What she treasures the most, though, are the cards and letters, some of which are displayed on the dining room table. Many more fill a manila folder on the same shelf that holds her books and journals.
Lars Norgren, who has a wild mushroom business, brought her chanterelles.
“I was at the Hollywood Farmers Market when I heard about it,” he says. “As soon as I closed down, I drove over there.”
Sure enough, the ovenbird showed himself — or herself; unlike other bird species that have showier males, the boys and girls of Seiurus aurocapilla look alike. Books describe the small songbirds as nondescript, and the one in Hannam's yard does blend into the background. But binoculars bring his beauty — white-ringed eyes, parallel dark lines down an orange head and white speckled breast — and lovable personality into focus.
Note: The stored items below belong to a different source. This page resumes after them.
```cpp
extern "C" int wm_ksw_exts2_batch(wm_ctx_t *c, const wm_ksw_score_t *sc_in, int noncan, int junc_bonus, int n_jobs, const wm_ksw_job_t *jobs,
                                  const uint8_t *seqs, size_t seqs_bytes, const uint8_t *junc,
                                  wm_ksw_result_t *results, uint32_t *cigar_pool, size_t cigar_cap, size_t *cigar_used)
try {
	if (!c) return set_err(WM_EINVAL, "null context");
	if (cigar_used) *cigar_used = 0;
	if (n_jobs < 0) return set_err(WM_EINVAL, "n_jobs < 0");
	if (n_jobs == 0) return WM_OK;
	if (!sc_in || !jobs || !seqs || !results) return set_err(WM_EINVAL, "null argument");
	const wm_ksw_score_t sc = *sc_in;
	if (sc.e <= 0 || sc.q2 <= sc.q + sc.e) return set_err(WM_EINVAL, "ksw_exts2 needs e > 0 and q2 > q + e (src/ksw2_exts2_sse.c:66)");
	if (-(int)sc.mismatch > 2 * (sc.q + sc.e)) return set_err(WM_EINVAL, "mismatch penalty above 2 (q + e): the reference returns without aligning (src/ksw2_exts2_sse.c:84)");
	if (noncan < -127 || noncan > 127 || junc_bonus < -127 || junc_bonus > 127) return set_err(WM_EINVAL, "noncan / junc_bonus are int8 in the reference");
	HIPCHK(hipSetDevice(c->device));
	ArenaMark mark(c);
	std::vector<wm_ksw_djob_t> dj(n_jobs);
	std::vector<uint64_t> soff(n_jobs);
	uint64_t tb_off = 0, cig_off = 0, sc_off = 0;
	for (int i = 0; i < n_jobs; ++i) {
		const wm_ksw_job_t &jb = jobs[i];
		if (jb.qlen <= 0 || jb.tlen <= 0) return set_err(WM_EINVAL, "job %d: empty operand", i);
		if ((uint64_t)jb.q_off + jb.qlen > seqs_bytes || (uint64_t)jb.t_off + jb.tlen > seqs_bytes) return set_err(WM_EINVAL, "job %d: operands outside seqs", i);
		if (jb.flag & (0x01 | 0x04 | 0x10)) return set_err(WM_EINVAL, "job %d: KSW_EZ_SCORE_ONLY / GENERIC_SC / APPROX_DROP are not supported", i);
		wm_ksw_djob_t &d = dj[i];
		memset(&d, 0, sizeof(d));
		d.q_off = jb.q_off; d.t_off = jb.t_off; d.qlen = jb.qlen; d.tlen = jb.tlen; d.w = -1; d.zdrop = jb.zdrop; d.end_bonus = 0; d.flag = jb.flag;
		d.n_col = (((jb.qlen < jb.tlen ? jb.qlen : jb.tlen) + 15) / 16 + 1) * 16;
		d.tb_off = tb_off;
		tb_off += ((uint64_t)(jb.qlen + jb.tlen - 1) * d.n_col + 15) & ~(uint64_t)15;
		d.cig_off = (uint32_t)cig_off; d.cig_cap = jb.qlen + jb.tlen + 2;
		cig_off += d.cig_cap;
		soff[i] = sc_off;
		sc_off += (12 * (((uint64_t)jb.tlen + 15) / 16 * 16) + 256 + 255) & ~(uint64_t)255;
	}
	if (cig_off >= ((uint64_t)1 << 32)) return set_err(WM_ENOMEM, "ksw_exts2: batch too large (split it)");
	const size_t nj = (size_t)n_jobs;
	wm_ksw_djob_t *d_jobs = (wm_ksw_djob_t*)arena_take(c, nj * sizeof(wm_ksw_djob_t));
	uint64_t *d_soff = (uint64_t*)arena_take(c, nj * 8);
	wm_ksw_dres_t *d_res = (wm_ksw_dres_t*)arena_take(c, nj * sizeof(wm_ksw_dres_t));
	uint32_t *d_off = (uint32_t*)arena_take(c, nj * 4 + 64);
	uint32_t *d_total = (uint32_t*)arena_take(c, 64);
	int *d_err = (int*)arena_take(c, 64);
	uint8_t *d_seqs = (uint8_t*)arena_take(c, seqs_bytes + 64);
	uint8_t *d_junc = junc ? (uint8_t*)arena_take(c, seqs_bytes + 64) : 0;
	uint32_t *d_cig = (uint32_t*)arena_take(c, (cig_off + 16) * 4);
	uint32_t *d_pool = (uint32_t*)arena_take(c, (cig_off + 16) * 4);
	uint8_t *d_scratch = (uint8_t*)arena_take(c, sc_off + 256);
	uint8_t *d_tb = (uint8_t*)arena_take(c, tb_off + 64);
	if (!d_jobs || !d_soff || !d_res || !d_off || !d_total || !d_err || !d_seqs || (junc && !d_junc) || !d_cig || !d_pool || !d_scratch || !d_tb)
		return set_err(WM_ENOMEM, "ksw_exts2: batch does not fit the arena (%llu traceback bytes); split it", (unsigned long long)tb_off);
	HIPCHK(hipMemcpyAsync(d_jobs, dj.data(), nj * sizeof(wm_ksw_djob_t), hipMemcpyHostToDevice, c->stream));
	HIPCHK(hipMemcpyAsync(d_soff, soff.data(), nj * 8, hipMemcpyHostToDevice, c->stream));
	HIPCHK(hipMemcpyAsync(d_seqs, seqs, seqs_bytes, hipMemcpyHostToDevice, c->stream));
	if (junc) HIPCHK(hipMemcpyAsync(d_junc, junc, seqs_bytes, hipMemcpyHostToDevice, c->stream));
	HIPCHK(hipMemsetAsync(d_err, 0, 4, c->stream));
	hipLaunchKernelGGL(ksw_exts2_kernel, dim3(n_jobs), dim3(64), 0, c->stream, sc, noncan, junc_bonus, d_jobs, d_seqs, d_junc, d_tb, d_scratch, d_soff, d_res);
	hipLaunchKernelGGL(ksw_exts2_backtrack_kernel, dim3((n_jobs + 63) / 64), dim3(64), 0, c->stream, sc, n_jobs, d_jobs, d_tb, d_res, d_cig, d_err);
	hipLaunchKernelGGL(ksw_scan_kernel, dim3(1), dim3(1024), 0, c->stream, n_jobs, d_res, d_off, d_total);
	hipLaunchKernelGGL(ksw_gather_kernel, dim3(n_jobs), dim3(64), 0, c->stream, d_jobs, d_res, d_off, d_cig, d_pool, (uint32_t)(cig_off + 16));
	HIPCHK(hipGetLastError());
	UBuf<wm_ksw_dres_t> res(nj, c);
	UBuf<uint32_t> off(nj, c);
	UBuf<uint32_t> small(4, c);
	HIPCHK(hipMemcpyAsync(res.data(), d_res, nj * sizeof(wm_ksw_dres_t), hipMemcpyDeviceToHost, c->stream));
	HIPCHK(hipMemcpyAsync(off.data(), d_off, nj * 4, hipMemcpyDeviceToHost, c->stream));
	HIPCHK(hipMemcpyAsync(small.data(), d_total, 4, hipMemcpyDeviceToHost, c->stream));
	HIPCHK(hipMemcpyAsync(small.data() + 1, d_err, 4, hipMemcpyDeviceToHost, c->stream));
	HIPCHK(ctx_sync(c));
	if (small[1]) return set_err(WM_EINTERNAL, "cigar slot overflow in backtrack");
	const uint32_t total = small[0];
	if (cigar_used) *cigar_used = total;
	if (total > cigar_cap) return set_err(WM_ENOMEM, "cigar_pool too small: need %u ops", total);
	if (total) {
		if (!cigar_pool) return set_err(WM_EINVAL, "null cigar_pool");
		HIPCHK(hipMemcpyAsync(cigar_pool, d_pool, (size_t)total * 4, hipMemcpyDeviceToHost, c->stream));
		HIPCHK(ctx_sync(c));
	}
	for (int i = 0; i < n_jobs; ++i) {
		wm_ksw_result_t &o = results[i];
		const wm_ksw_dres_t &r = res[i];
		o.max = r.max; o.zdropped = r.zdropped; o.max_q = r.max_q; o.max_t = r.max_t; o.mqe = r.mqe; o.mqe_t = r.mqe_t;
		o.mte = r.mte; o.mte_q = r.mte_q; o.score = r.score; o.reach_end = r.reach_end; o.n_cigar = r.n_cigar; o.cig_off = off[i];
	}
	return WM_OK;
}
catch (const std::bad_alloc &) { return set_err(WM_ENOMEM, "out of host memory"); }
```

### winnowmap_amd/gpu.py

```python
import ctypes as C
import os
import numpy as np

HERE = os.path.dirname(os.path.abspath(__file__))
LIB_PATH = os.environ.get("WM_LIBWMGPU") or os.path.join(HERE, "libwmgpu.so")


class WmError(RuntimeError):
    pass


class KswScore(C.Structure):
    _fields_ = [("match", C.c_int8), ("mismatch", C.c_int8), ("sc_ambi", C.c_int8),
                ("q", C.c_int8), ("e", C.c_int8), ("q2", C.c_int8), ("e2", C.c_int8)]


KSW_JOB_DTYPE = np.dtype([("q_off", np.uint32), ("t_off", np.uint32), ("qlen", np.int32), ("tlen", np.int32),
                          ("w", np.int32), ("zdrop", np.int32), ("end_bonus", np.int32), ("flag", np.int32)])
KSW_RES_DTYPE = np.dtype([("max", np.int32), ("zdropped", np.int32), ("max_q", np.int32), ("max_t", np.int32),
                          ("mqe", np.int32), ("mqe_t", np.int32), ("mte", np.int32), ("mte_q", np.int32),
                          ("score", np.int32), ("reach_end", np.int32), ("n_cigar", np.int32), ("cig_off", np.uint32)])

KSW_F_ZDWALK = 0x10000
KSW_POS_DTYPE = np.dtype([("qwin_off", np.int64), ("qwin_len", np.int32), ("q_pos", np.int32), ("rid", np.int32), ("t_pos", np.int32),
                          ("qlen", np.int32), ("tlen", np.int32), ("w", np.int32), ("zdrop", np.int32), ("end_bonus", np.int32), ("flag", np.int32),
                          ("step", np.int8), ("has_n", np.int8), ("pad", np.int8, (6,))])

_lib = None


def lib():
    global _lib
    if _lib is None:
        if not os.path.exists(LIB_PATH):
            raise WmError("libwmgpu.so is not built (run `python -m winnowmap_amd.build`); there is no CPU fallback")
        L = C.CDLL(LIB_PATH)
        L.wm_last_error.restype = C.c_char_p
        L.wm_ctx_create.argtypes = [C.c_int, C.c_size_t, C.POINTER(C.c_void_p)]
        L.wm_ctx_destroy.argtypes = [C.c_void_p]
        L.wm_last_kernel_ms.restype = C.c_float
        L.wm_last_kernel_ms.argtypes = [C.c_void_p]
        L.wm_ksw_batch.argtypes = [C.c_void_p, C.POINTER(KswScore), C.c_int, C.c_void_p, C.c_void_p, C.c_size_t,
                                   C.c_void_p, C.c_void_p, C.c_size_t, C.POINTER(C.c_size_t)]
        L.wm_ksw_dev_prepare.argtypes = [C.c_void_p, C.POINTER(KswScore), C.c_int, C.c_void_p, C.c_void_p, C.c_size_t, C.POINTER(C.c_void_p)]
        L.wm_ksw_dev_run.argtypes = [C.c_void_p, C.c_void_p]
        L.wm_ksw_dev_fetch.argtypes = [C.c_void_p, C.c_void_p, C.c_void_p, C.c_void_p, C.c_size_t, C.POINTER(C.c_size_t)]
        L.wm_ksw_dev_stats.argtypes = [C.c_void_p, C.POINTER(C.c_uint64), C.POINTER(C.c_uint64), C.POINTER(C.c_float), C.POINTER(C.c_float)]
        L.wm_ksw_dev_free.argtypes = [C.c_void_p, C.c_void_p]
        _lib = L
    return _lib


def _chk(rc):
    if rc != 0:
        raise WmError("libwmgpu error %d: %s" % (rc, lib().wm_last_error().decode()))


class Context:

    def __init__(self, device=0, arena_bytes=0):
        self._h = C.c_void_p()
        _chk(lib().wm_ctx_create(device, arena_bytes, C.byref(self._h)))

    def close(self):
        if self._h:
            lib().wm_ctx_destroy(self._h)
            self._h = C.c_void_p()

    def __del__(self):
        try:
            self.close()
        except Exception:
            pass

    def ksw_batch(self, score, jobs, seqs):
        jobs = np.ascontiguousarray(jobs, KSW_JOB_DTYPE)
        seqs = np.ascontiguousarray(seqs, np.uint8)
        res = np.zeros(len(jobs), KSW_RES_DTYPE)
        cap = int((jobs["qlen"].astype(np.int64) + jobs["tlen"] + 2).sum()) + 16
        pool = np.zeros(cap, np.uint32)
        used = C.c_size_t(0)
        _chk(lib().wm_ksw_batch(self._h, C.byref(score), len(jobs), jobs.ctypes.data, seqs.ctypes.data, seqs.nbytes,
                                res.ctypes.data, pool.ctypes.data, cap, C.byref(used)))
        return res, pool[:used.value]

    def ksw_exts2_batch(self, score, noncan, junc_bonus, jobs, seqs, junc=None):
        jobs = np.ascontiguousarray(jobs, KSW_JOB_DTYPE)
        seqs = np.ascontiguousarray(seqs, np.uint8)
        jn = None if junc is None else np.ascontiguousarray(junc, np.uint8)
        assert jn is None or jn.nbytes == seqs.nbytes
        res = np.zeros(len(jobs), KSW_RES_DTYPE)
        cap = int((jobs["qlen"].astype(np.int64) + jobs["tlen"] + 2).sum()) + 16
        pool = np.zeros(cap, np.uint32)
        used = C.c_size_t(0)
        lib().wm_ksw_exts2_batch.argtypes = [C.c_void_p, C.POINTER(KswScore), C.c_int, C.c_int, C.c_int, C.c_void_p, C.c_void_p, C.c_size_t, C.c_void_p,
                                             C.c_void_p, C.c_void_p, C.c_size_t, C.POINTER(C.c_size_t)]
        _chk(lib().wm_ksw_exts2_batch(self._h, C.byref(score), noncan, junc_bonus, len(jobs), jobs.ctypes.data, seqs.ctypes.data, seqs.nbytes,
                                      None if jn is None else jn.ctypes.data, res.ctypes.data, pool.ctypes.data, cap, C.byref(used)))
        return res, pool[:used.value]

    def reads_upload(self, codes):
        codes = np.ascontiguousarray(codes, np.uint8)
        lib().wm_reads_upload.argtypes = [C.c_void_p, C.c_void_p, C.c_size_t]
        _chk(lib().wm_reads_upload(self._h, codes.ctypes.data, codes.nbytes))

    def ksw_batch_pos(self, score, jobs):
        jobs = np.ascontiguousarray(jobs, KSW_POS_DTYPE)
        assert KSW_POS_DTYPE.itemsize == 56
        res = np.zeros(len(jobs), KSW_RES_DTYPE)
        cap = int((np.maximum(jobs["qlen"], 0).astype(np.int64) + np.maximum(jobs["tlen"], 0) + 2).sum()) + 16
        pool = np.zeros(cap, np.uint32)
        used = C.c_size_t(0)
        lib().wm_ksw_batch_pos.argtypes = [C.c_void_p, C.POINTER(KswScore), C.c_int, C.c_void_p, C.c_void_p, C.c_void_p, C.c_size_t, C.POINTER(C.c_size_t)]
        _chk(lib().wm_ksw_batch_pos(self._h, C.byref(score), len(jobs), jobs.ctypes.data, res.ctypes.data, pool.ctypes.data, cap, C.byref(used)))
        return res, pool[:used.value]

    def ksw_batch_pos_zd(self, score, jobs):
        jobs = np.ascontiguousarray(jobs, KSW_POS_DTYPE)
        res = np.zeros(len(jobs), KSW_RES_DTYPE)
        cap = int((np.maximum(jobs["qlen"], 0).astype(np.int64) + np.maximum(jobs["tlen"], 0) + 2).sum()) + 16
        pool = np.zeros(cap, np.uint32)
        zd = np.zeros((len(jobs), 5), np.int32)
        used = C.c_size_t(0)
        lib().wm_ksw_batch_pos_zd.argtypes = [C.c_void_p, C.POINTER(KswScore), C.c_int, C.c_void_p, C.c_void_p, C.c_void_p, C.c_size_t, C.POINTER(C.c_size_t), C.c_void_p]
        _chk(lib().wm_ksw_batch_pos_zd(self._h, C.byref(score), len(jobs), jobs.ctypes.data, res.ctypes.data, pool.ctypes.data, cap, C.byref(used), zd.ctypes.data))
        return res, pool[:used.value], zd

    def seed_batch_keyed(self, mini, mini_off, n_mini, qlen, keys, max_occ, flag, out_cap):
        L = lib()
        L.wm_seed_batch_keyed.argtypes = [C.c_void_p, C.c_int] + [C.c_void_p] * 5 + [C.c_int, C.c_int64, C.c_void_p, C.c_size_t] + [C.c_void_p] * 3
        n = len(n_mini)
        mini = np.ascontiguousarray(mini, np.uint64)
        mini_off, n_mini, qlen = np.ascontiguousarray(mini_off, np.uint64), np.ascontiguousarray(n_mini, np.int32), np.ascontiguousarray(qlen, np.int32)
        keys = None if keys is None else np.ascontiguousarray(keys, np.uint32).reshape(n, 2)
        out = np.zeros((out_cap, 2), np.uint64)
        out_off, n_a, rep_len = np.zeros(n, np.uint64), np.zeros(n, np.int32), np.zeros(n, np.int32)
        _chk(L.wm_seed_batch_keyed(self._h, n, mini.ctypes.data, mini_off.ctypes.data, n_mini.ctypes.data, qlen.ctypes.data, None if keys is None else keys.ctypes.data,
                                   max_occ, flag, out.ctypes.data, out_cap, out_off.ctypes.data, n_a.ctypes.data, rep_len.ctypes.data))
        return out, out_off, n_a, rep_len

    def window_batch_keyed(self, jobs, keys, seqs, pre, max_occ, flag, u_cap, a_cap):
        L = lib()
        L.wm_window_batch_keyed.argtypes = [C.c_void_p, C.c_int, C.c_void_p, C.c_void_p, C.c_void_p, C.c_size_t, C.c_void_p, C.c_size_t, C.c_int, C.c_int64,
                                            C.c_void_p, C.c_void_p, C.c_size_t, C.c_void_p, C.c_void_p, C.c_size_t, C.c_void_p]
        n = len(jobs)
        jobs = np.ascontiguousarray(jobs, WINDOW_JOB)
        keys = None if keys is None else np.ascontiguousarray(keys, np.uint32).reshape(n, 2)
        seqs = np.ascontiguousarray(seqs, np.uint8)
        pre = np.ascontiguousarray(pre, np.uint64).reshape(-1, 2)
        res = np.zeros(n, WINDOW_RES)
        u_pool, a_pool = np.zeros(u_cap + 1, np.uint64), np.zeros((a_cap + 1, 2), np.uint64)
        uu, au = C.c_size_t(), C.c_size_t()
        _chk(L.wm_window_batch_keyed(self._h, n, jobs.ctypes.data, None if keys is None else keys.ctypes.data, seqs.ctypes.data, seqs.nbytes, pre.ctypes.data, len(pre),
                                     max_occ, flag, res.ctypes.data, u_pool.ctypes.data, u_cap, C.byref(uu), a_pool.ctypes.data, a_cap, C.byref(au)))
        return res, u_pool[:uu.value], a_pool[:au.value]

    def ksw_prepare(self, score, jobs, seqs):
        jobs = np.ascontiguousarray(jobs, KSW_JOB_DTYPE)
        seqs = np.ascontiguousarray(seqs, np.uint8)
        h = C.c_void_p()
        _chk(lib().wm_ksw_dev_prepare(self._h, C.byref(score), len(jobs), jobs.ctypes.data, seqs.ctypes.data, seqs.nbytes, C.byref(h)))
        return KswDevBatch(self, h, jobs)
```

“They're a very charismatic bird,” says Norgren. “The way they kick up leaves, flip them over with their bill or foot for the tiny bugs hidden on the other side.”
He speculates the ovenbird came to overwinter at Hannam's house because he was a little disoriented.
“He flew slightly west of south rather than slightly east of south,” says the avid birder. But he's getting enough to eat that he's doing OK. And he's got a shorter trip to get back home to Canada. He's actually better off having lived outside the box."
Certainly, outside the box in Hannam's backyard is a friendly place to be. One day last week she spotted 12 species. Winged visitors include chickadees, bushtits, finches, varied thrushes, flickers, song sparrows, grosbeaks, cedar waxwings, a Thompson warbler that Theresa calls Batman because of his mask, and a pair of woodpeckers Suzanne calls Woody and Woodette.
Hannam, who says the ovenbird shows up around 4:30 p.m. daily, doesn't go to extremes to attract birds. She puts piles of wood chips under two ferns and lets the leaves from nearby trees remain on the ground all winter so there are insects to eat.
“He wouldn't be there if she'd been overzealous with the leaf blower,” Norgren says.
Why would someone open her yard to strangers, even when she isn't there?
“I don't own the little bird,” says Hannam. “I want other people to see him. It's been fun.”